_Task item_
From the data below, copy exactly the lines that lie between the one holding "const float gp" and the one holding "if (partial_w &&", including both, and nothing more.

(Stored items)
typedef __bf16 hb_bf16x2 __attribute__((ext_vector_type(2)));
__device__ __forceinline__ float hb_dot2(unsigned a, unsigned b, float c) {
    return __builtin_amdgcn_fdot2_f32_bf16(__builtin_bit_cast(hb_bf16x2, a), __builtin_bit_cast(hb_bf16x2, b), c, false);
}
__device__ __forceinline__ unsigned hb_bf16_bits(float v) {
    return (unsigned)__builtin_bit_cast(unsigned short, (bf16_t)v);
}
template <int U, int HEAD_SW >
__global__ __launch_bounds__(64 * HEAD_SW) void k_head_backward_stream(
    const bf16_t* __restrict__ h, int64_t ld_h, const bf16_t* __restrict__ w3, int64_t ld_w, const float* __restrict__ g, int64_t N,
    int64_t H, int C, int relu_mask, const bf16_t* __restrict__ r_prev, int64_t ld_r, bf16_t* __restrict__ g_prev,
    bf16_t* __restrict__ gv_prev, int64_t ld_gp, int rows_per_chunk, float* __restrict__ partial_w ,
    float* __restrict__ partial_b , float* __restrict__ partial_bp ,
    unsigned* fin_tickets , int fin_accumulate, float* fin_gw, float* fin_gb, float* fin_gbp) {
    static_assert(U == 2 || U == 4, "2 or 4 hidden units per lane");
    constexpr int CP = 12, NP = CP / 2, UW = U / 2;
    typedef float accv __attribute__((ext_vector_type(U)));
    typedef unsigned rawv __attribute__((ext_vector_type(UW)));
    __shared__ accv red[4][HEAD_SW][64];
    const int tid = threadIdx.x, lane = tid & 63, wave = tid >> 6;
    const int64_t cb0 = (int64_t)blockIdx.x * (64 * U);
    const int64_t c0 = cb0 + U * lane;
    const int64_t n_lo = (int64_t)blockIdx.y * rows_per_chunk, n_hi = min(N, n_lo + rows_per_chunk);
    unsigned wp[NP][U];
    {
        unsigned wr[CP][UW];
#pragma unroll
        for (int c = 0; c < CP; ++c) {
            rawv t = 0u;
            if (c < C) t = *reinterpret_cast<const rawv*>(w3 + (int64_t)c * ld_w + c0);
#pragma unroll
            for (int k = 0; k < UW; ++k) wr[c][k] = ((const unsigned*)&t)[k];
        }
#pragma unroll
        for (int p = 0; p < NP; ++p)
#pragma unroll
            for (int e = 0; e < U; ++e) {
                const unsigned lo = (wr[2 * p][e >> 1] >> (16 * (e & 1))) & 0xffffu, hi = (wr[2 * p + 1][e >> 1] >> (16 * (e & 1))) & 0xffffu;
                wp[p][e] = lo | (hi << 16);
            }
    }
    float accw[CP][U], accb[U], accg = 0.f;
#pragma unroll
    for (int e = 0; e < U; ++e) accb[e] = 0.f;
#pragma unroll
    for (int c = 0; c < CP; ++c)
#pragma unroll
        for (int e = 0; e < U; ++e) accw[c][e] = 0.f;
    const int gcls = lane < CP ? lane : lane - CP;
    const bool gl_on = lane < 2 * CP && gcls < C;
    const bool has_r = r_prev != nullptr;
    const unsigned lo_h = (unsigned)(U * lane);
    auto ldrow = [&](int64_t n, rawv& hv, rawv& rv) {
        hv = *reinterpret_cast<const rawv*>(h + (n * ld_h + cb0) + lo_h);
        rv = 0u;
        if (has_r) rv = *reinterpret_cast<const rawv*>(r_prev + (n * ld_r + cb0) + lo_h);
    };
    auto ldg = [&](int64_t n) { return gl_on ? g[(n + (lane >= CP ? 1 : 0)) * C + gcls] : 0.f; };
    auto word = [](const rawv& v, int k) { return ((const unsigned*)&v)[k]; };
    int64_t n = n_lo + 2 * wave;
    rawv h0 = 0u, h1 = 0u, r0 = 0u, r1 = 0u;
    float gv = 0.f;
    if (n < n_hi) { ldrow(n, h0, r0); ldrow(n + 1, h1, r1); gv = ldg(n); }
    for (; n < n_hi; n += 2 * HEAD_SW) {
        const rawv hh[2] = {h0, h1}, rr[2] = {r0, r1};
        const float cg = gv;
        const int64_t nn = n + 2 * HEAD_SW;
        if (nn < n_hi) { ldrow(nn, h0, r0); ldrow(nn + 1, h1, r1); gv = ldg(nn); }
        accg += cg;
        const unsigned gb = hb_bf16_bits(cg);
        unsigned g0[CP], g1[CP];
#pragma unroll
        for (int c = 0; c < CP; ++c) { g0[c] = __builtin_amdgcn_readlane(gb, c); g1[c] = __builtin_amdgcn_readlane(gb, CP + c); }
#pragma unroll
        for (int row = 0; row < 2; ++row) {
            const unsigned* gs = row ? g1 : g0;
            float gx[U];
#pragma unroll
            for (int e = 0; e < U; ++e) gx[e] = 0.f;
#pragma unroll
            for (int p = 0; p < NP; ++p) {
                const unsigned gp2 = gs[2 * p] | (gs[2 * p + 1] << 16);
#pragma unroll
                for (int e = 0; e < U; ++e) gx[e] = hb_dot2(gp2, wp[p][e], gx[e]);
            }
            unsigned gbits[U], vbits[U];
#pragma unroll
            for (int e = 0; e < U; ++e) {
                const unsigned hw = word(hh[row], e >> 1), rw = word(rr[row], e >> 1);
                const float hv = __builtin_bit_cast(float, (e & 1) ? (hw & 0xffff0000u) : (hw << 16));
                const float rv = __builtin_bit_cast(float, (e & 1) ? (rw & 0xffff0000u) : (rw << 16));
                const float gp = (relu_mask && !(hv > 0.f)) ? 0.f : gx[e];
                gbits[e] = hb_bf16_bits(gp);
                vbits[e] = hb_bf16_bits(has_r ? gp * rv : 0.f);
                accb[e] += __builtin_bit_cast(float, gbits[e] << 16);
            }
            const int64_t ro = (n + row) * ld_gp + cb0;
            rawv og, ov;
#pragma unroll
            for (int k = 0; k < UW; ++k) { ((unsigned*)&og)[k] = gbits[2 * k] | (gbits[2 * k + 1] << 16); ((unsigned*)&ov)[k] = vbits[2 * k] | (vbits[2 * k + 1] << 16); }
            *reinterpret_cast<rawv*>(g_prev + ro + lo_h) = og;
            if (gv_prev) *reinterpret_cast<rawv*>(gv_prev + ro + lo_h) = ov;
        }
        unsigned hp[U];
#pragma unroll
        for (int e = 0; e < U; ++e) {
            const unsigned a = word(hh[0], e >> 1), b = word(hh[1], e >> 1);
            hp[e] = (e & 1) ? ((a >> 16) | (b & 0xffff0000u)) : ((a & 0xffffu) | (b << 16));
        }
#pragma unroll
        for (int c = 0; c < CP; ++c) {
            const unsigned gr2 = g0[c] | (g1[c] << 16);
#pragma unroll
            for (int e = 0; e < U; ++e) accw[c][e] = hb_dot2(gr2, hp[e], accw[c][e]);
        }
    }
    const int64_t chunk = blockIdx.y;
    auto put = [&](float* p, const accv& t) {
        if (!fin_tickets) { *reinterpret_cast<accv*>(p) = t; return; }
#pragma unroll
        for (int e = 0; e < U; e += 2) vbnn_store_wt2(p + e, t[e], t[e + 1]);
    };
    auto meet = [&](const accv (&q)[4], int nq, auto&& emit) {
        __syncthreads();
#pragma unroll
        for (int k = 0; k < 4; ++k)
            if (k < nq) red[k][wave][lane] = q[k];
        __syncthreads();
        if (wave < nq) {
            accv t = red[wave][0][lane];
#pragma unroll
            for (int w = 1; w < HEAD_SW; ++w) t += red[wave][w][lane];
            emit(wave, t);
        }
    };
#pragma unroll
    for (int c4 = 0; c4 < CP; c4 += 4) {
        accv q[4];
#pragma unroll
        for (int k = 0; k < 4; ++k)
#pragma unroll
            for (int e = 0; e < U; ++e) q[k][e] = accw[c4 + k][e];
        meet(q, 4, [&](int k, accv t) {
            if (partial_w && c4 + k < C) put(partial_w + ((chunk * C + c4 + k) * H + c0), t);
        });
    }
    {
        accv q[4];
#pragma unroll
        for (int k = 0; k < 4; ++k)
#pragma unroll
            for (int e = 0; e < U; ++e) q[k][e] = (k == 0) ? accb[e] : ((k == 1 && e == 0) ? accg : 0.f);
        meet(q, 2, [&](int k, accv t) {
            const float odd = __shfl(t[0], (lane + CP) & 63, 64);
            if (k == 0) { if (partial_bp) put(partial_bp + (chunk * H + c0), t); }
            else if (partial_b && blockIdx.x == 0 && lane < CP && lane < C) {
                if (fin_tickets) vbnn_store_wt(&partial_b[chunk * C + lane], t[0] + odd); else partial_b[chunk * C + lane] = t[0] + odd;
            }
        });
    }
    if (!fin_tickets) return;
    __shared__ int fin_last;
    if (!vbnn_last_arriver(fin_tickets + blockIdx.x, gridDim.y, &fin_last)) return;
    const int R = (int)gridDim.y;
    const int64_t nw = (int64_t)C * H;
    constexpr int CB = 64 * U;
    for (int k = tid; k < C * CB + CB; k += 64 * HEAD_SW) {
// ... 276 lines not shown
                                       int64_t N, int64_t C, float inv_n, float* logits, float* out, float* g_logits, int accumulate,
                                       double* loss_sum_dev, int32_t* correct_dev, int64_t rows_per_draw) {
    VBNN_API_BEGIN
    VBNN_REQUIRE(ctx && slots && target && g_logits, "null argument");
    VBNN_REQUIRE(rows_per_draw >= 0, "rows_per_draw");
    VBNN_REQUIRE(N > 0 && C > 0 && C <= HEAD_CMAX && n_slots > 0 && n_slots < (1 << 20), "shape (C <= 16)");
    VBNN_REQUIRE(((uintptr_t)slots & 15u) == 0, "slots must be 16-byte aligned");
    const unsigned nb = (unsigned)((N + 15) / 16);
    VBNN_REQUIRE((size_t)nb * 2 <= ctx->scratch_doubles, "minibatch too large for the reduction scratch");
    double* part_loss = ctx->scratch;
    int32_t* part_corr = reinterpret_cast<int32_t*>(ctx->scratch + nb);
    hipLaunchKernelGGL(k_head_from_slots, dim3(nb), dim3(64), 0, ctx->stream, slots, (int)n_slots, bias, target, N, (int)C, inv_n, out,
                       g_logits, logits, loss_sum_dev, correct_dev, accumulate, part_loss, part_corr, ctx->counters + VBNN_CNT_HEAD_FWD,
                       rows_per_draw);
    return vbnn_check_launch("k_head_from_slots");
    VBNN_API_END
}

extern "C" int vbnn_head_predict(vbnn_ctx* ctx, int dtype, const vbnn_predict_args* a) {
    VBNN_API_BEGIN
    VBNN_REQUIRE(ctx && a && a->h && a->w3, "null argument");
    VBNN_REQUIRE(a->R > 0 && a->H > 0 && a->C > 0 && a->C <= HEAD_CMAX, "shape (C <= 16)");
    VBNN_REQUIRE(a->S >= 1 && a->S < (1ll << 24), "draws S >= 1");
    VBNN_REQUIRE(a->form == VBNN_PREDICT_STACKED || a->form == VBNN_PREDICT_ACCUMULATE, "form");
    VBNN_REQUIRE(a->ld_h % VBNN_KPAD == 0 && a->ld_w % VBNN_KPAD == 0 && a->ld_h >= a->H && a->ld_w >= a->H, "h and w3 must be packed operands");
    VBNN_REQUIRE((((uintptr_t)a->h | (uintptr_t)a->w3) & 15u) == 0, "operands must be 16-byte aligned");
    VBNN_REQUIRE(!a->totals || a->target, "totals need targets");
    const bool stacked = a->form == VBNN_PREDICT_STACKED;
    const int draws = stacked ? (int)a->S : 1;
    const int first = stacked ? 1 : (a->first ? 1 : 0), fin = stacked ? 1 : (a->final ? 1 : 0);
    VBNN_REQUIRE(a->state || (first && fin), "the accumulating form keeps its running state in `state`");
    VBNN_REQUIRE(a->R * draws < (1ll << 40), "rows");
    const unsigned nb = (unsigned)((a->R + 15) / 16);
    VBNN_REQUIRE((size_t)nb * 4 <= ctx->scratch_doubles, "minibatch too large for the reduction scratch");
    double* part = ctx->scratch;
    unsigned* ticket = ctx->counters + VBNN_CNT_PREDICT;
    if (dtype == VBNN_F32) {
        const int64_t Hp = (a->H + 15) / 16 * 16;
        hipLaunchKernelGGL(k_head_predict<float>, dim3(nb), dim3(64 * HEAD_FW), 0, ctx->stream, (const float*)a->h, a->ld_h,
                           (const float*)a->w3, a->ld_w, a->bias, a->target, a->R, Hp, (int)a->C, draws, (int)a->S, first, fin,
                           a->state, a->probs, a->log_probs, a->entropy, a->expected_entropy, a->mutual_info, a->pred, a->totals,
                           part, ticket);
    } else if (dtype == VBNN_BF16) {
        const int64_t Hp = (a->H + 31) / 32 * 32;
        hipLaunchKernelGGL(k_head_predict<bf16_t>, dim3(nb), dim3(64 * HEAD_FW), 0, ctx->stream, (const bf16_t*)a->h, a->ld_h,
                           (const bf16_t*)a->w3, a->ld_w, a->bias, a->target, a->R, Hp, (int)a->C, draws, (int)a->S, first, fin,
                           a->state, a->probs, a->log_probs, a->entropy, a->expected_entropy, a->mutual_info, a->pred, a->totals,
                           part, ticket);
    } else { vbnn_set_error("unsupported dtype %d", dtype); return VBNN_ERR_UNSUPPORTED; }
    return vbnn_check_launch("k_head_predict");
    VBNN_API_END
}

static int g_head_inline_finish = 1;
template <typename T>
static int head_backward_t(vbnn_ctx* ctx, const T* h, int64_t ld_h, const T* w3, int64_t ld_w, const float* g_logits, int64_t N,
                           int64_t H, int64_t C, int accumulate, float* gradWeight, float* gradBias, float* gradBias_prev,
                           int relu_mask, const void* r_prev_any, int64_t ld_r_prev, int r_prev_packed, T* g_prev, T* gv_prev,
                           int64_t ld_gp, T* gT_prev, T* gvT_prev, int64_t ld_gpT) {
    const float* r_prev = r_prev_packed ? nullptr : (const float*)r_prev_any;
    const T* r_prev_t = r_prev_packed ? (const T*)r_prev_any : nullptr;
    const bool sums = gradWeight || gradBias || gradBias_prev;
    if (!sums && !g_prev && !gT_prev) return VBNN_OK;
    static const bool env_read = [] { const char* e = getenv("VBNN_HEAD_INLINE_FINISH"); if (e && e[0] == '0') g_head_inline_finish = 0; return true; }();
    (void)env_read;
    const int64_t tiles_c = (H + 63) / 64, tiles_r = (N + 63) / 64;
    const int64_t per_chunk = C * H + C + H;
    const int64_t cap = (int64_t)(ctx->scratch_doubles * 2) / per_chunk;
    VBNN_REQUIRE(!sums || cap >= 1, "hidden size too large for the reduction scratch");
    int64_t R = (2 * (int64_t)vbnn_cu_count() + tiles_c - 1) / tiles_c;
    static const int env_blocks = [] { const char* e = getenv("VBNN_HEAD_BLOCKS"); return e ? atoi(e) : 0; }();
    if (env_blocks > 0) R = (env_blocks + tiles_c - 1) / tiles_c;
    if (R > tiles_r) R = tiles_r;
    if (sums && R > cap) R = cap;
    if (R < 1) R = 1;
    VBNN_REQUIRE(R <= 65535, "too many row chunks");
    const int rows_per_chunk = (int)((tiles_r + R - 1) / R) * 64;
    R = (N + rows_per_chunk - 1) / rows_per_chunk;
    float* partial_w = reinterpret_cast<float*>(ctx->scratch);
    float* partial_b = partial_w + R * C * H;
    float* partial_bp = partial_b + R * C;
    const bool vec = (ld_h % 8 == 0) && (!r_prev_any || ld_r_prev % 8 == 0) && (!g_prev || ld_gp % 8 == 0) &&
                     (!(gT_prev || gvT_prev) || ld_gpT % 8 == 0) &&
                     ((((uintptr_t)h | (uintptr_t)r_prev_any | (uintptr_t)g_prev | (uintptr_t)gv_prev | (uintptr_t)gT_prev |
                        (uintptr_t)gvT_prev) & 15u) == 0);
    const dim3 grid((unsigned)tiles_c, (unsigned)R);
    float* pw = (gradWeight || gradBias_prev) ? partial_w : nullptr;
    float* pb = gradBias ? partial_b : nullptr;
    float* pbp = gradBias_prev ? partial_bp : nullptr;
    const bool full = vec && (H % 64 == 0) && (N % 64 == 0) && N * ld_h < (1ll << 31) && N * ld_gp < (1ll << 31) &&
                      H * ld_gpT < (1ll << 31) && (!r_prev_any || N * ld_r_prev < (1ll << 31));
    const bool inline_fin = sums && tiles_c * R <= vbnn_cu_count() && tiles_c <= VBNN_CNT_TILES_MAX && g_head_inline_finish;
    unsigned* ft = inline_fin ? ctx->counters + VBNN_CNT_TILES : nullptr;
    static const bool env_stream = [] { const char* e = getenv("VBNN_HEAD_STREAM"); return !(e && e[0] == '0'); }();
    if constexpr (sizeof(T) == 2) {
        const bool want = g_head_stream == 1 || (g_head_stream == -1 && env_stream && !inline_fin);
        if (want && full && C <= 12 && !r_prev && g_prev && !gT_prev && !gvT_prev && H % 128 == 0 && N % 32 == 0) {
            constexpr int SU = 2, SWV = 16;
            if (H % (64 * SU) == 0 && N % (2 * SWV) == 0) {
            const int64_t cb = H / (64 * SU);
            int64_t Rs = ((int64_t)vbnn_cu_count() + cb - 1) / cb;
            if (Rs < 1) Rs = 1;
            if (sums && Rs > cap) Rs = cap;
            const int rpc = (int)(((N + Rs - 1) / Rs + 2 * SWV - 1) / (2 * SWV) * (2 * SWV));
            Rs = (N + rpc - 1) / rpc;
            float* spw = reinterpret_cast<float*>(ctx->scratch);
            float* spb = spw + Rs * C * H;
            float* spbp = spb + Rs * C;
#define VBNN_HS_LAUNCH(UU, WW) hipLaunchKernelGGL((k_head_backward_stream<UU, WW>), dim3((unsigned)cb, (unsigned)Rs), dim3(64 * WW), 0, ctx->stream, (const bf16_t*)h, ld_h, \
                               (const bf16_t*)w3, ld_w, g_logits, N, H, (int)C, relu_mask, (const bf16_t*)r_prev_t, ld_r_prev, (bf16_t*)g_prev,  \
                               (bf16_t*)gv_prev, ld_gp, rpc, (gradWeight || gradBias_prev) ? spw : nullptr, gradBias ? spb : nullptr,         \
                               gradBias_prev ? spbp : nullptr, sft, accumulate, gradWeight, gradBias, gradBias_prev)
            unsigned* sft = (sums && g_head_inline_finish && cb <= VBNN_CNT_TILES_MAX) ? ctx->counters + VBNN_CNT_TILES : nullptr;
            VBNN_HS_LAUNCH(SU, SWV);
#undef VBNN_HS_LAUNCH
            if (sums && !sft) {
                const int64_t outs = C * H + (gradBias_prev ? H : 0);
                hipLaunchKernelGGL(k_head_backward_finish, dim3((unsigned)((outs + 255) / 256)), dim3(256), 0, ctx->stream, spw, spb, spbp,
                                   (int)Rs, H, (int)C, accumulate, gradWeight, gradBias, gradBias_prev);
            }
            return vbnn_check_launch("k_head_backward_stream");
            }
        }
    }
    if (full && C <= 12 && !r_prev)
        hipLaunchKernelGGL((k_head_backward<T, true, true, 12>), grid, dim3(256), 0, ctx->stream, h, ld_h, w3, ld_w, g_logits, N, H, (int)C,
                           relu_mask, r_prev, r_prev_t, ld_r_prev, g_prev, gv_prev, ld_gp, gT_prev, gvT_prev, ld_gpT, rows_per_chunk,
                           pw, pb, pbp, ft, accumulate, gradWeight, gradBias, gradBias_prev);
    else if (full)
        hipLaunchKernelGGL((k_head_backward<T, true, true>), grid, dim3(256), 0, ctx->stream, h, ld_h, w3, ld_w, g_logits, N, H, (int)C,
                           relu_mask, r_prev, r_prev_t, ld_r_prev, g_prev, gv_prev, ld_gp, gT_prev, gvT_prev, ld_gpT, rows_per_chunk,
                           pw, pb, pbp, ft, accumulate, gradWeight, gradBias, gradBias_prev);
    else if (vec)
        hipLaunchKernelGGL((k_head_backward<T, true, false>), grid, dim3(256), 0, ctx->stream, h, ld_h, w3, ld_w, g_logits, N, H, (int)C,
                           relu_mask, r_prev, r_prev_t, ld_r_prev, g_prev, gv_prev, ld_gp, gT_prev, gvT_prev, ld_gpT, rows_per_chunk,
                           pw, pb, pbp, ft, accumulate, gradWeight, gradBias, gradBias_prev);
    else
        hipLaunchKernelGGL((k_head_backward<T, false, false>), grid, dim3(256), 0, ctx->stream, h, ld_h, w3, ld_w, g_logits, N, H, (int)C,
                           relu_mask, r_prev, r_prev_t, ld_r_prev, g_prev, gv_prev, ld_gp, gT_prev, gvT_prev, ld_gpT, rows_per_chunk,
                           pw, pb, pbp, ft, accumulate, gradWeight, gradBias, gradBias_prev);
    if (sums && !inline_fin) {
        const int64_t outs = C * H + (gradBias_prev ? H : 0);
        hipLaunchKernelGGL(k_head_backward_finish, dim3((unsigned)((outs + 255) / 256)), dim3(256), 0, ctx->stream, partial_w,
                           partial_b, partial_bp, (int)R, H, (int)C, accumulate, gradWeight, gradBias, gradBias_prev);
    }
    return vbnn_check_launch("k_head_backward");
}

_Answer area_
                const float gp = (relu_mask && !(hv > 0.f)) ? 0.f : gx[e];
                gbits[e] = hb_bf16_bits(gp);
                vbits[e] = hb_bf16_bits(has_r ? gp * rv : 0.f);
                accb[e] += __builtin_bit_cast(float, gbits[e] << 16);
            }
            const int64_t ro = (n + row) * ld_gp + cb0;
            rawv og, ov;
#pragma unroll
            for (int k = 0; k < UW; ++k) { ((unsigned*)&og)[k] = gbits[2 * k] | (gbits[2 * k + 1] << 16); ((unsigned*)&ov)[k] = vbits[2 * k] | (vbits[2 * k + 1] << 16); }
            *reinterpret_cast<rawv*>(g_prev + ro + lo_h) = og;
            if (gv_prev) *reinterpret_cast<rawv*>(gv_prev + ro + lo_h) = ov;
        }
        unsigned hp[U];
#pragma unroll
        for (int e = 0; e < U; ++e) {
            const unsigned a = word(hh[0], e >> 1), b = word(hh[1], e >> 1);
            hp[e] = (e & 1) ? ((a >> 16) | (b & 0xffff0000u)) : ((a & 0xffffu) | (b << 16));
        }
#pragma unroll
        for (int c = 0; c < CP; ++c) {
            const unsigned gr2 = g0[c] | (g1[c] << 16);
#pragma unroll
            for (int e = 0; e < U; ++e) accw[c][e] = hb_dot2(gr2, hp[e], accw[c][e]);
        }
    }
    const int64_t chunk = blockIdx.y;
    auto put = [&](float* p, const accv& t) {
        if (!fin_tickets) { *reinterpret_cast<accv*>(p) = t; return; }
#pragma unroll
        for (int e = 0; e < U; e += 2) vbnn_store_wt2(p + e, t[e], t[e + 1]);
    };
    auto meet = [&](const accv (&q)[4], int nq, auto&& emit) {
        __syncthreads();
#pragma unroll
        for (int k = 0; k < 4; ++k)
            if (k < nq) red[k][wave][lane] = q[k];
        __syncthreads();
        if (wave < nq) {
            accv t = red[wave][0][lane];
#pragma unroll
            for (int w = 1; w < HEAD_SW; ++w) t += red[wave][w][lane];
            emit(wave, t);
        }
    };
#pragma unroll
    for (int c4 = 0; c4 < CP; c4 += 4) {
        accv q[4];
#pragma unroll
        for (int k = 0; k < 4; ++k)
#pragma unroll
            for (int e = 0; e < U; ++e) q[k][e] = accw[c4 + k][e];
        meet(q, 4, [&](int k, accv t) {
            if (partial_w && c4 + k < C) put(partial_w + ((chunk * C + c4 + k) * H + c0), t);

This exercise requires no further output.